Attraverso il turismo sportivo è possibile valorizzare il patrimonio ambientale e culturale dell’area grecanica, favorendo la destagionalizzazione dei flussi turistici, la crescita dell’ospitalità diffusa e una promozione sostenibile del territorio aspromontano.

Una fiumara
Natura e fiumare
La natura dell’Aspromonte grecanico è caratterizzata da un paesaggio unico nel Mediterraneo, dove montagne, boschi e corsi d’acqua si incontrano creando ambienti selvaggi e incontaminati. Le fiumare dell’Aspromonte rappresentano uno degli elementi più distintivi del territorio: grandi letti fluviali modellati dall’acqua nel corso dei secoli.
Questi ambienti naturali attraversano vallate profonde e collegano l’entroterra alla costa ionica, offrendo panorami spettacolari e una biodiversità straordinaria. Le fiumare sono corridoi naturali che raccontano la storia geologica e culturale dell’area grecanica, diventando luoghi simbolo del paesaggio aspromontano.
Dal punto di vista turistico e sportivo, le fiumare e le aree naturali dell’Aspromonte costituiscono spazi ideali per il turismo outdoor in Calabria. I percorsi lungo i greti fluviali e i sentieri montani permettono la pratica di trail running, trekking ed escursionismo, offrendo esperienze immersive a stretto contatto con la natura.
La presenza di ambienti aperti, dislivelli naturali e tracciati storici rende questo territorio particolarmente adatto allo sviluppo del turismo sportivo sostenibile, favorendo una fruizione responsabile e rispettosa dell’ambiente.
Le fiumare non sono solo elementi naturali, ma veri e propri paesaggi identitari, capaci di raccontare l’anima più autentica dell’Aspromonte e di offrire un’esperienza outdoor diversa da qualsiasi altra area della Calabria.
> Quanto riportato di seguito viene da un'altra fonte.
int orbx_prepare_geometry(orbx_extractor *e, int w, int h)
{
    if (e->geom.w == w && e->geom.h == h) return ORBX_OK;
    if (w > e->max_w || h > e->max_h || w > ORBX_MAX_DIM || h > ORBX_MAX_DIM) {
        orbx_set_error("image %dx%d exceeds the extractor's maximum %dx%d", w, h, e->max_w, e->max_h);
        return ORBX_E_INVALID;
    }
    Geom G;
    memset(&G, 0, sizeof G);
    G.nlevels = e->nlevels; G.w = w; G.h = h;
    size_t tab_units = 0;
    for (int l = 0; l < e->nlevels; l++) {
        LevelGeom &L = G.lv[l];
        L.w = orbx_cv_round((float)w * e->isf[l]);
        L.h = orbx_cv_round((float)h * e->isf[l]);
        const int min_b = ORBX_MIN_BORDER, max_bx = L.w - ORBX_EDGE + 3, max_by = L.h - ORBX_EDGE + 3;
        const float width = (float)(max_bx - min_b), height = (float)(max_by - min_b);
        if (max_bx - min_b < 30 || max_by - min_b < 30) {
            orbx_set_error("level %d (%dx%d) is smaller than one 30-px FAST cell", l, L.w, L.h);
            return ORBX_E_TOO_SMALL;
        }
        L.n_cols = (int)(width / 30.f);
        L.n_rows = (int)(height / 30.f);
        L.w_cell = (int)ceilf(width / L.n_cols);
        L.h_cell = (int)ceilf(height / L.n_rows);
        if (L.w_cell > 59 || L.h_cell > 59) { orbx_set_error("internal: cell larger than 59"); return ORBX_E_INVALID; }
        L.n_cells = L.n_cols * L.n_rows;
        L.cell_base = G.total_cells;
        G.total_cells += L.n_cells;
        L.cand_cap = ((L.w_cell + 1) / 2) * ((L.h_cell + 1) / 2);
        L.cand_off = G.cand_total;
        G.cand_total += (long long)L.n_cells * L.cand_cap;
        L.quota = e->quota[l];
// ... 78 lines not shown
        }
        for (int y0 = 0; y0 < L.h && ok; y0 += RS_TH) {
            const int yl = (y0 + RS_TH < L.h ? y0 + RS_TH : L.h) - 1;
            const int smax = ty[4 * yl] + 1 < S.h - 1 ? ty[4 * yl] + 1 : S.h - 1;
            if (smax - ty[4 * y0] + 1 > RS_ROWS) ok = false;
        }
        L.resize_lds = (S.w == 2 * L.w && S.h == 2 * L.h) ? 2 : (ok && emit_ok[l] && L.h < 4096) ? 1 : 0;
        if (L.resize_lds != 1) continue;
        for (int by = 0, y0 = 0; y0 < L.h; by++, y0 += RS_TH) {
            int16_t *r = &tabs[L.tab_ty + (size_t)by * RS_TY_REC];
            const int yl = (y0 + RS_TH < L.h ? y0 + RS_TH : L.h) - 1;
            const int sy_min = ty[4 * y0], sy_max = ty[4 * yl] + 1 < S.h - 1 ? ty[4 * yl] + 1 : S.h - 1, nrows = sy_max - sy_min + 1;
            r[0] = (int16_t)sy_min; r[1] = (int16_t)nrows; r[2] = r[3] = 0;
            for (int k = 0; k < RS_ROWS; k++) {
                int16_t *q = r + 4 + 4 * k;
                q[0] = -1; q[1] = q[2] = q[3] = 0;
                if (k >= nrows) continue;
                const int16_t *t = &emit[l][4 * (size_t)(sy_min + k)];
                if (t[0] < 0) continue;
                const int y = t[0] & 0xFFF, in1 = y >= y0 && y <= yl, in2 = (t[0] & 0x4000) && y + 1 >= y0 && y + 1 <= yl;
                if (!in1 && !in2) continue;
                q[0] = (int16_t)(y | (t[0] & 0x2000) | (in1 ? 0 : 0x1000) | (in2 ? 0x4000 : 0)); q[1] = t[1]; q[2] = t[2];
            }
        }
        for (int bx = 0, x0 = 0; x0 < L.w; bx++, x0 += RS_TW) {
            int16_t *r = &tabs[L.tab_tx + 4 * (size_t)bx];
            const int xl = (x0 + RS_TW < L.w ? x0 + RS_TW : L.w) - 1;
            const int sx_min = tx[4 * x0], sx_max = tx[4 * xl] + 1 < S.w - 1 ? tx[4 * xl] + 1 : S.w - 1, need = sx_max - sx_min + 1;
            const int nfull = std::min((need + 15) >> 4, (S.w - sx_min) >> 4), tail = std::max(need - 16 * nfull, 0);
            r[0] = (int16_t)sx_min; r[1] = (int16_t)nfull; r[2] = (int16_t)tail; r[3] = 0;
        }
    }
    if (!build_pyr_groups(e, G, tabs)) e->n_pyr_groups = 0;
    std::vector<CellRec> cells(G.total_cells);
    for (int l = 0; l < e->nlevels; l++) {
        const LevelGeom &L = G.lv[l];
        const int max_bx = L.w - ORBX_MIN_BORDER, max_by = L.h - ORBX_MIN_BORDER;
        for (int ci = 0; ci < L.n_cells; ci++) {
            CellRec &c = cells[L.cell_base + ci];
            const int row = ci / L.n_cols, col = ci % L.n_cols;
            const int ini_y = ORBX_MIN_BORDER + row * L.h_cell, ini_x = ORBX_MIN_BORDER + col * L.w_cell;
            const int max_y = ini_y + L.h_cell + 6 < max_by ? ini_y + L.h_cell + 6 : max_by;
            const int max_x = ini_x + L.w_cell + 6 < max_bx ? ini_x + L.w_cell + 6 : max_bx;
            c.level = (short)l;
            c.ini_x = (short)ini_x; c.ini_y = (short)ini_y; c.tw = (short)(max_x - ini_x); c.th = (short)(max_y - ini_y);
            c.skip = (ini_y >= max_by - 3 || ini_x >= max_bx - 6 || c.tw - 6 <= 0 || c.th - 6 <= 0) ? 1 : 0;
            c.pitch = L.pitch; c.cand_cap = L.cand_cap; c.pyr_off = L.pyr_off;
            { const int gpr = (c.tw - 6 + 3) >> 2; c.gpr_magic = gpr > 0 ? 0xFFFFFFFFu / (unsigned)gpr + 1u : 0u; }
            c.cand_slot = L.cand_off + (long long)ci * L.cand_cap;
        }
    }
    std::vector<PairRec> pairs;
    {
        bool ok = true;
        for (int l = 0; l < e->nlevels; l++) if (G.lv[l].w_cell > 32 || G.lv[l].h_cell > 56) ok = false;
        G.fast2_ok = ok ? 1 : 0;
        G.total_pairs = 0;
        if (ok) {
            for (int grp = 0; grp < 2; grp++) {
                int max_th = 0, max_dh = 0;
                G.fast2_first[grp] = (int)pairs.size();
                for (int l = 0; l < e->nlevels; l++) {
                    const LevelGeom &L = G.lv[l];
                    if ((L.h_cell <= 32 ? 0 : 1) != grp) continue;
                    max_th = std::max(max_th, L.h_cell + 6); max_dh = std::max(max_dh, L.h_cell);
                    for (int row = 0; row < L.n_rows; row++)
// ... 162 lines not shown
        max_w < 1 || max_h < 1 || ini_th < 1 || min_th < 1 || ini_th > 255 || min_th > ini_th) {
        orbx_set_error("orbx_extractor_create: invalid parameter");
        return ORBX_E_INVALID;
    }
    int ndev = 0;
    if (hipGetDeviceCount(&ndev) != hipSuccess || ndev < 1 || device < 0 || device >= ndev) {
        orbx_set_error("no usable HIP device (requested %d of %d); liborbx has no CPU fallback", device, ndev);
        return ORBX_E_NO_DEVICE;
    }
    ORBX_HIP(hipSetDevice(device));
    orbx_extractor *e = new orbx_extractor();
    e->prof_mask = ~0u;
    orbx_extractor_set_cv_profile(e, ORBX_CV_PROFILE_3_2);
    e->device = device; e->nfeatures = nfeatures; e->nlevels = nlevels; e->ini_th = ini_th; e->min_th = min_th;
    e->scale_factor = scale_factor; e->max_w = max_w; e->max_h = max_h; e->max_batch = max_batch;
    {
        const char *env = getenv("ORBX_PYR_GROUP_MAX_IMAGES");
        e->pyr_group_max_images = env && *env ? atoi(env) : 8;
        const char *mid = getenv("ORBX_PYR_GROUP_MID_IMAGES");
        e->pyr_group_mid_images = e->pyr_group_mid_cfg = mid && *mid ? atoi(mid) : 24;
        const char *kpw = getenv("ORBX_STEREO_KPW");
        e->stereo_kpw_forced = kpw && (*kpw == '1' || *kpw == '4') ? *kpw - '0' : 0;
        const char *pl = getenv("ORBX_PIPE_LANES"), *pi = getenv("ORBX_PIPE_INLINE");
        e->pipe_lanes = pl && *pl >= '1' && *pl <= '0' + ORBX_PIPE_DEPTH ? *pl - '0' : ORBX_PIPE_DEPTH;
        e->pipe_inline = !(pi && *pi == '0');
        const char *pk = getenv("ORBX_PIPE_KCOPY");
        e->pipe_kcopy = !(pk && *pk == '0');
        const char *pg = getenv("ORBX_PIPE_RGBD_GATHER");
        e->pipe_rgbd_gather = !(pg && *pg == '0');
        const char *fw = getenv("ORBX_FAST_WAVES");
        e->fast_waves = fw && *fw >= '1' && *fw <= '4' ? *fw - '0' : 0;
        const char *fp = getenv("ORBX_FAST_PAIR");
        e->fast_pair = fp && *fp == '1' ? 1 : 0;
    }
    e->sf[0] = 1.0f; e->sig2[0] = 1.0f;
    for (int i = 1; i < nlevels; i++) { e->sf[i] = (float)(e->sf[i - 1] * e->scale_factor); e->sig2[i] = e->sf[i] * e->sf[i]; }
    for (int i = 0; i < nlevels; i++) { e->isf[i] = 1.0f / e->sf[i]; e->isig2[i] = 1.0f / e->sig2[i]; }
    float factor = (float)(1.0f / e->scale_factor);
    float n_desired = nfeatures * (1 - factor) / (1 - (float)pow((double)factor, (double)nlevels));
    int sum = 0;
    for (int l = 0; l < nlevels - 1; l++) { e->quota[l] = orbx_cv_round(n_desired); sum += e->quota[l]; n_desired *= factor; }
    e->quota[nlevels - 1] = nfeatures - sum > 0 ? nfeatures - sum : 0;
    {
        int v, v0, vmax = (int)floor(15 * sqrtf(2.f) / 2 + 1), vmin = (int)ceil(15 * sqrtf(2.f) / 2);
        const double hp2 = 15 * 15;
        for (v = 0; v <= vmax; ++v) e->umax[v] = (int)lrint(sqrt(hp2 - v * v));
        for (v = 15, v0 = 0; v >= vmin; --v) { while (e->umax[v0] == e->umax[v0 + 1]) ++v0; e->umax[v] = v0; ++v0; }
    }
    hipError_t he = hipStreamCreateWithFlags(&e->stream, hipStreamNonBlocking);
    if (he != hipSuccess) { orbx_set_error("hipStreamCreate failed: %s", hipGetErrorString(he)); delete e; return ORBX_E_HIP; }
    int rc = upload_constants(e);
    if (rc == ORBX_OK && hipMalloc((void **)&e->d_geom, sizeof(Geom)) != hipSuccess) { orbx_set_error("hipMalloc failed"); rc = ORBX_E_HIP; }
    if (rc == ORBX_OK && hipMalloc((void **)&e->d_lvl_cnt, sizeof(int) * (size_t)max_batch * ORBX_MAX_LEVELS + 16) != hipSuccess) { orbx_set_error("hipMalloc failed"); rc = ORBX_E_HIP; }
    if (rc == ORBX_OK && hipHostMalloc((void **)&e->h_flag, 64, hipHostMallocDefault) != hipSuccess) { orbx_set_error("hipHostMalloc failed"); rc = ORBX_E_HIP; }
    if (rc != ORBX_OK) { orbx_extractor_destroy(e); return rc; }
    *e->h_flag = 0;
    hipMemset(e->d_lvl_cnt, 0, sizeof(int) * (size_t)max_batch * ORBX_MAX_LEVELS + 16);
    *out = e;
    return ORBX_OK;
}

tipico borgo dell’Aspromonte
Borghi e identità grecanica
I borghi dell’area grecanica dell’Aspromonte rappresentano uno dei patrimoni culturali più autentici della Calabria. Piccoli centri storici arroccati tra mare e montagna, caratterizzati da architetture in pietra, vicoli antichi e tradizioni che si tramandano da generazioni.
In questi luoghi è ancora viva la cultura grecanica, espressione di una storia millenaria che si manifesta nella lingua ellenofona, nelle feste popolari, nella musica e nei riti religiosi. L’identità grecanica è parte integrante del territorio e contribuisce a rendere l’Aspromonte una destinazione culturale unica nel panorama del turismo calabrese.
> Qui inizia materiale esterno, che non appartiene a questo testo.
class EmbedFn(torch.autograd.Function):

    @staticmethod
    def forward(ctx, nb, meta, w1, b1, g1, be1, w2, b2, w3, b3, g2, be2, w4, b4, rm1, rv1, nbt1, rm2, rv2, nbt2):
        with torch.autocast("cuda", enabled=False):
            return EmbedFn._forward(ctx, nb, meta, w1, b1, g1, be1, w2, b2, w3, b3, g2, be2, w4, b4, rm1, rv1, nbt1,
                                    rm2, rv2, nbt2)

    @staticmethod
    def _forward(ctx, nb, meta, w1, b1, g1, be1, w2, b2, w3, b3, g2, be2, w4, b4, rm1, rv1, nbt1, rm2, rv2, nbt2):
        adt, training, eps, mom = meta["adt"], meta["training"], meta["eps"], meta["momentum"]
        dt_id = _DT[adt]
        B, G, K, _ = nb.shape
        BG, R = B * G, B * G * K
        dev = nb.device
        x = nb.reshape(R, 3).float().contiguous()
        C1, C2, C3, C4 = w1.shape[0], w2.shape[0], w3.shape[0], w4.shape[0]
        W1 = w1.reshape(C1, 3)
        f64 = torch.float64
        f32 = dict(dtype=torch.float32, device=dev)
        mom9 = mcov = xmean = None
        if training:
            nrows = lib.gm3d_embed_partial_rows(0, R, 0)
            part = torch.empty(nrows, 9, dtype=f64, device=dev)
            _launch("gm3d_moments3", {"R": R}, lib.gm3d_moments3, _ptr(x), R, _ptr(part), _stream())
            mom9 = torch.empty(9, dtype=f64, device=dev)
            _launch("gm3d_colsum_finish_f64", {"rows": nrows, "cols": 9}, lib.gm3d_colsum_finish_f64, _ptr(part), nrows, 9, 9,
                    _ptr(mom9), _stream())
            mcov = torch.empty(12, dtype=f64, device=dev)
            xmean = torch.empty(3, **f32)
        w1c, b1c, g1c, be1c = _c32(W1), _c32(b1), _c32(g1), _c32(be1)
        wf, bf = torch.empty(C1, 3, **f32), torch.empty(C1, **f32)
        mean1, rstd1 = torch.empty(C1, **f32), torch.empty(C1, **f32)
        _launch("gm3d_pn1_finalize", {"C": C1}, lib.gm3d_pn1_finalize, _ptr(mom9), float(R), _ptr(w1c), _ptr(b1c), _ptr(g1c),
                _ptr(be1c), eps, mom, _ptr(rm1), _ptr(rv1), _ptr(nbt1), _ptr(wf), _ptr(bf), _ptr(mean1), _ptr(rstd1),
                _ptr(mcov), _ptr(xmean), C1, int(training), _stream())
        a1 = torch.empty(R, C1, dtype=adt, device=dev)
        _launch("gm3d_pn_layer1_fwd", {"R": R, "C": C1, "dtype": str(adt)}, lib.gm3d_pn_layer1_fwd, _ptr(x), _ptr(wf),
                _ptr(bf), _ptr(a1), R, C1, dt_id, _stream())
        W2 = weight_cache.get(w2, adt).reshape(C2, C1)
        pool_fused = gemm.FUSE_POOL and ((K == 32 and gemm.supported(a1, W2)) or (K == 16 and gemm.pool16_supported(a1, W2)))
        if pool_fused:
            f, fg, arg1 = gemm.linear_pool(a1, W2, _c32(b2), bias_after_pool=False, want_rows=True, group_rows=K)
        else:
            f = gemm.mm(a1, W2, _c32(b2)) if adt == torch.bfloat16 else torch.addmm(weight_cache.get(b2, adt), a1, W2.t())
            fg = torch.empty(BG, C2, dtype=adt, device=dev)
            arg1 = torch.empty(BG, C2, dtype=torch.uint8, device=dev)
            _launch("gm3d_group_max_fwd", {"G": BG, "K": K, "C": C2, "dtype": str(adt)}, lib.gm3d_group_max_fwd, _ptr(f), None,
                    _ptr(fg), _ptr(arg1), BG, K, C2, dt_id, _stream())
        W3 = weight_cache.get(w3, adt).reshape(C3, 2 * C2)
        W3g, W3l = W3[:, :C2], W3[:, C2:]
        t = gemm.mm(fg, W3g, _c32(b3))
        vis = meta.get("vis_ids")
        fuse_bn = K in (16, 32) and gemm.ws_bn_supported(f, W3l, t, group_rows=K)
        y0 = st = None
        if training:
            if fuse_bn and (K == 32 or gemm.WS_BN_STATS16):
                y0, part = gemm.linear_ws_bn_stats(f, W3l, t, group_rows=K)
                st = _finish(part, part.shape[0], 2 * C3)
            else:
                y0 = gemm.mm(f, W3l)
                nrows = lib.gm3d_embed_partial_rows(1, BG, C3)
                part = torch.empty(nrows, 2 * C3, dtype=torch.float32, device=dev)
                _launch("gm3d_bn_bcast_stats", {"G": BG, "K": K, "C": C3, "dtype": str(adt)}, lib.gm3d_bn_bcast_stats, _ptr(y0),
                        _ptr(t), BG, K, C3, _ptr(part), dt_id, _stream())
                st = _finish(part, nrows, 2 * C3)
        g2c, be2c = _c32(g2), _c32(be2)
        scale2, shift2 = torch.empty(C3, **f32), torch.empty(C3, **f32)
        mean2, rstd2 = torch.empty(C3, **f32), torch.empty(C3, **f32)
        _launch("gm3d_bn_finalize", {"C": C3}, lib.gm3d_bn_finalize, _ptr(st), float(R), _ptr(g2c), _ptr(be2c), eps, mom,
                _ptr(rm2), _ptr(rv2), _ptr(nbt2), _ptr(scale2), _ptr(shift2), _ptr(mean2), _ptr(rstd2), C3, int(training),
                _stream())
        sel = inv = None
        BGs, Gs = BG, G
        if vis is not None:
            if vis.dim() != 2 or vis.shape[0] != B or vis.dtype != torch.int64 or vis.stride(1) != 1 or vis.shape[1] > G:
                raise ValueError("vis_ids must be (B,V) int64 with unit inner stride, V <= G")
            Gs = vis.shape[1]
            BGs = B * Gs
            sel = torch.empty(BGs, dtype=torch.int32, device=dev)
            inv = torch.empty(BG, dtype=torch.int32, device=dev)
            _launch("gm3d_group_select_maps", {"B": B, "V": Gs, "G": G}, lib.gm3d_group_select_maps, _ptr(vis), vis.stride(0), B,
                    Gs, G, _ptr(sel), _ptr(inv), _stream())
        if not training and fuse_bn and vis is None:
            a2 = gemm.linear_ws_bn_apply(f, W3l, t, scale2, shift2, group_rows=K)
        else:
            if y0 is None:
                y0 = gemm.mm(f, W3l)
            a2 = torch.empty(BGs * K, C3, dtype=adt, device=dev)
            _launch("gm3d_bn_bcast_apply_relu", {"G": BGs, "K": K, "C": C3, "dtype": str(adt)}, lib.gm3d_bn_bcast_apply_relu_sel,
                    _ptr(y0), _ptr(t), _ptr(scale2), _ptr(shift2), _ptr(a2), _ptr(sel), BGs, K, C3, 0.0, dt_id, _stream())
        W4 = weight_cache.get(w4, adt).reshape(C4, C3)
        b4f = _c32(b4)
        if gemm.FUSE_POOL and ((K == 32 and gemm.supported(a2, W4)) or (K == 16 and gemm.pool16_supported(a2, W4))):
            _, tok, arg2 = gemm.linear_pool(a2, W4, b4f, bias_after_pool=True, want_rows=False, group_rows=K)
        else:
            z = gemm.mm(a2, W4) if adt == torch.bfloat16 else a2 @ W4.t()
            tok = torch.empty(BGs, C4, dtype=adt, device=dev)
            arg2 = torch.empty(BGs, C4, dtype=torch.uint8, device=dev)
            _launch("gm3d_group_max_fwd", {"G": BGs, "K": K, "C": C4, "dtype": str(adt)}, lib.gm3d_group_max_fwd, _ptr(z),
                    _ptr(b4f), _ptr(tok), _ptr(arg2), BGs, K, C4, dt_id, _stream())
        if meta["grad"] and any(ctx.needs_input_grad):
            if not training:
                raise NotImplementedError("EmbedFn backward is implemented for train-mode BatchNorm only")
            ctx.save_for_backward(x, a1, f, fg, arg1, y0, t, a2, arg2, w1, b1, g1, w2, w3, g2, w4, mcov, xmean,
                                  mean1, rstd1, mean2, rstd2, scale2, shift2)
            ctx.meta, ctx.dims = meta, (B, G, K, C1, C2, C3, C4)
            ctx.sel, ctx.inv, ctx.Gs = sel, inv, Gs
        return tok.view(B, Gs, C4)

    @staticmethod
    def backward(ctx, dtok):
        with torch.autocast("cuda", enabled=False):
            return EmbedFn._backward(ctx, dtok)

    @staticmethod
    def _backward(ctx, dtok):
        (x, a1, f, fg, arg1, y0, t, a2, arg2, w1, b1, g1, w2, w3, g2, w4, mcov, xmean, mean1, rstd1, mean2, rstd2, scale2,
         shift2) = ctx.saved_tensors
        adt = ctx.meta["adt"]
        dt_id = _DT[adt]
        B, G, K, C1, C2, C3, C4 = ctx.dims
        BG, R = B * G, B * G * K
        dev = dtok.device
        f64 = torch.float64
        sel, inv, BGs = ctx.sel, ctx.inv, B * ctx.Gs
        dtok = dtok.reshape(BGs, C4).to(adt).contiguous()
        db4 = colsum(dtok, adt)
        dz = torch.empty(BGs * K, C4, dtype=adt, device=dev)
        _launch("gm3d_group_max_bwd", {"G": BGs, "K": K, "C": C4, "dtype": str(adt)}, lib.gm3d_group_max_bwd, _ptr(dtok),
                _ptr(arg2), _ptr(dz), BGs, K, C4, dt_id, _stream())
        W4 = weight_cache.get(w4, adt).reshape(C4, C3)
        da2 = gemm.mm_nn(dz, W4)
        later = []
        multi = gemm.MULTI_WGRAD and adt == torch.bfloat16 and gemm.ENABLED

        def wgrad(dy_, x_):
            if multi and dy_.is_contiguous() and x_.is_contiguous() and gemm.wgrad_multi_ok(dy_.unsqueeze(0), x_.unsqueeze(0), None):
                out = torch.empty(1, dy_.shape[1], x_.shape[1], dtype=torch.float32, device=dev)
                later.append((dy_.unsqueeze(0), x_.unsqueeze(0), out))
                return out[0]
            return splitk_wgrad(dy_, x_)
        dW4 = wgrad(dz, a2)
        nrows = lib.gm3d_embed_partial_rows(1, BGs, C3)
        part = torch.empty(nrows, 2 * C3, dtype=torch.float32, device=dev)
        _launch("gm3d_bn_bcast_bwd_stats", {"G": BGs, "K": K, "C": C3, "dtype": str(adt)}, lib.gm3d_bn_bcast_bwd_stats_sel,
                _ptr(da2), _ptr(y0), _ptr(t), _ptr(scale2), _ptr(shift2), _ptr(mean2), _ptr(rstd2), _ptr(sel), BGs, K, C3,
                _ptr(part), 0.0, dt_id, _stream())
        s12 = _finish(part, nrows, 2 * C3)
        s1, s2 = s12[:C3], s12[C3:]
        dy = torch.empty(R, C3, dtype=adt, device=dev)
        dt = torch.empty(BG, C3, dtype=torch.float32, device=dev)
        _launch("gm3d_bn_bcast_bwd_apply", {"G": BG, "K": K, "C": C3, "dtype": str(adt)}, lib.gm3d_bn_bcast_bwd_apply_sel,
                _ptr(da2), _ptr(y0), _ptr(t), _ptr(scale2), _ptr(shift2), _ptr(mean2), _ptr(rstd2), _ptr(s1), _ptr(s2),
                _ptr(dy), _ptr(dt), _ptr(inv), BG, K, C3, 0.0, dt_id, _stream())
        dg2, dbe2 = s2, s1
        W3 = weight_cache.get(w3, adt).reshape(C3, 2 * C2)
        W3g, W3l = W3[:, :C2], W3[:, C2:]
        bf16 = adt == torch.bfloat16 and gemm.ENABLED
        if bf16:
            W3T = gemm.transposed(W3)
        df = gemm.mm(dy, W3T[C2:]) if bf16 else dy @ W3l
        dW3l = wgrad(dy, f)
        db3 = colsum(dt, torch.float32)
        dta = dt.to(adt)
        dW3g = wgrad(dta, fg)
        dfg = gemm.mm(dta, W3T[:C2]) if bf16 else dta @ W3g
        nrows = lib.gm3d_embed_partial_rows(1, BG, C2)
        part = torch.empty(nrows, C2, dtype=torch.float32, device=dev)
        _launch("gm3d_group_scatter_add", {"G": BG, "K": K, "C": C2, "dtype": str(adt)}, lib.gm3d_group_scatter_add, _ptr(df),
                _ptr(dfg), _ptr(arg1), BG, K, C2, _ptr(part), dt_id, _stream())
        db2 = _finish(part, nrows, C2)
        W2 = weight_cache.get(w2, adt).reshape(C2, C1)
        da1 = gemm.mm_nn(df, W2)
        dW2 = wgrad(df, a1).reshape(w2.shape)
        W1 = _c32(w1.reshape(C1, 3))
        nrows = lib.gm3d_embed_partial_rows(4, R, C1)
        part = torch.empty(nrows, 5 * C1, dtype=f64, device=dev)
        b1f, g1f = _c32(b1), _c32(g1)
        _launch("gm3d_pn_layer1_bwd_stats", {"R": R, "C": C1, "dtype": str(adt)}, lib.gm3d_pn_layer1_bwd_stats, _ptr(da1),
                _ptr(a1), _ptr(x), _ptr(W1), _ptr(b1f), _ptr(mean1), _ptr(rstd1), _ptr(xmean), R, C1, _ptr(part), dt_id,
                _stream())
        q = torch.empty(5 * C1, dtype=f64, device=dev)
        _launch("gm3d_colsum_finish_f64", {"rows": nrows, "cols": 5 * C1}, lib.gm3d_colsum_finish_f64, _ptr(part), nrows,
                5 * C1, 5 * C1, _ptr(q), _stream())
        dW1 = torch.empty(C1, 3, dtype=torch.float32, device=dev)
        dg1, dbe1 = torch.empty(C1, dtype=torch.float32, device=dev), torch.empty(C1, dtype=torch.float32, device=dev)
        _launch("gm3d_pn1_bwd_finalize", {"C": C1}, lib.gm3d_pn1_bwd_finalize, _ptr(q), _ptr(mcov), _ptr(W1), _ptr(g1f),
                _ptr(rstd1), _ptr(dW1), _ptr(dg1), _ptr(dbe1), C1, _stream())
        db1 = torch.zeros_like(b1)
        if len(later) > 1:
            gemm.wgrad_nt_multi(later)
        elif later:
            gemm.wgrad_nt(later[0][0], later[0][1], later[0][2])
        dW3 = torch.cat([dW3g, dW3l], dim=1).reshape(w3.shape)
        return (None, None, dW1.reshape(w1.shape), db1, dg1, dbe1, dW2, db2, dW3, db3, dg2, dbe2,
                dW4.reshape(w4.shape), db4, None, None, None, None, None, None)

Borghi come Bova, Gallicianò, Roghudi custodiscono un patrimonio materiale e immateriale di grande valore, capace di arricchire l’esperienza di chi visita il territorio attraverso il turismo lento, il trekking culturale e le attività outdoor.
La scoperta dei borghi dell’Aspromonte grecanico si integra naturalmente con il turismo sportivo e outdoor, offrendo percorsi che uniscono sentieri naturali, fiumare e centri storici. Un modello di turismo esperienziale che permette di conoscere il territorio in modo autentico, favorendo l’incontro tra visitatori e comunità locali.
Valorizzare i borghi e l’identità grecanica significa preservare la memoria dei luoghi e trasformarla in una risorsa per lo sviluppo sostenibile del territorio, creando nuove opportunità legate all’accoglienza, alla cultura e alla promozione turistica.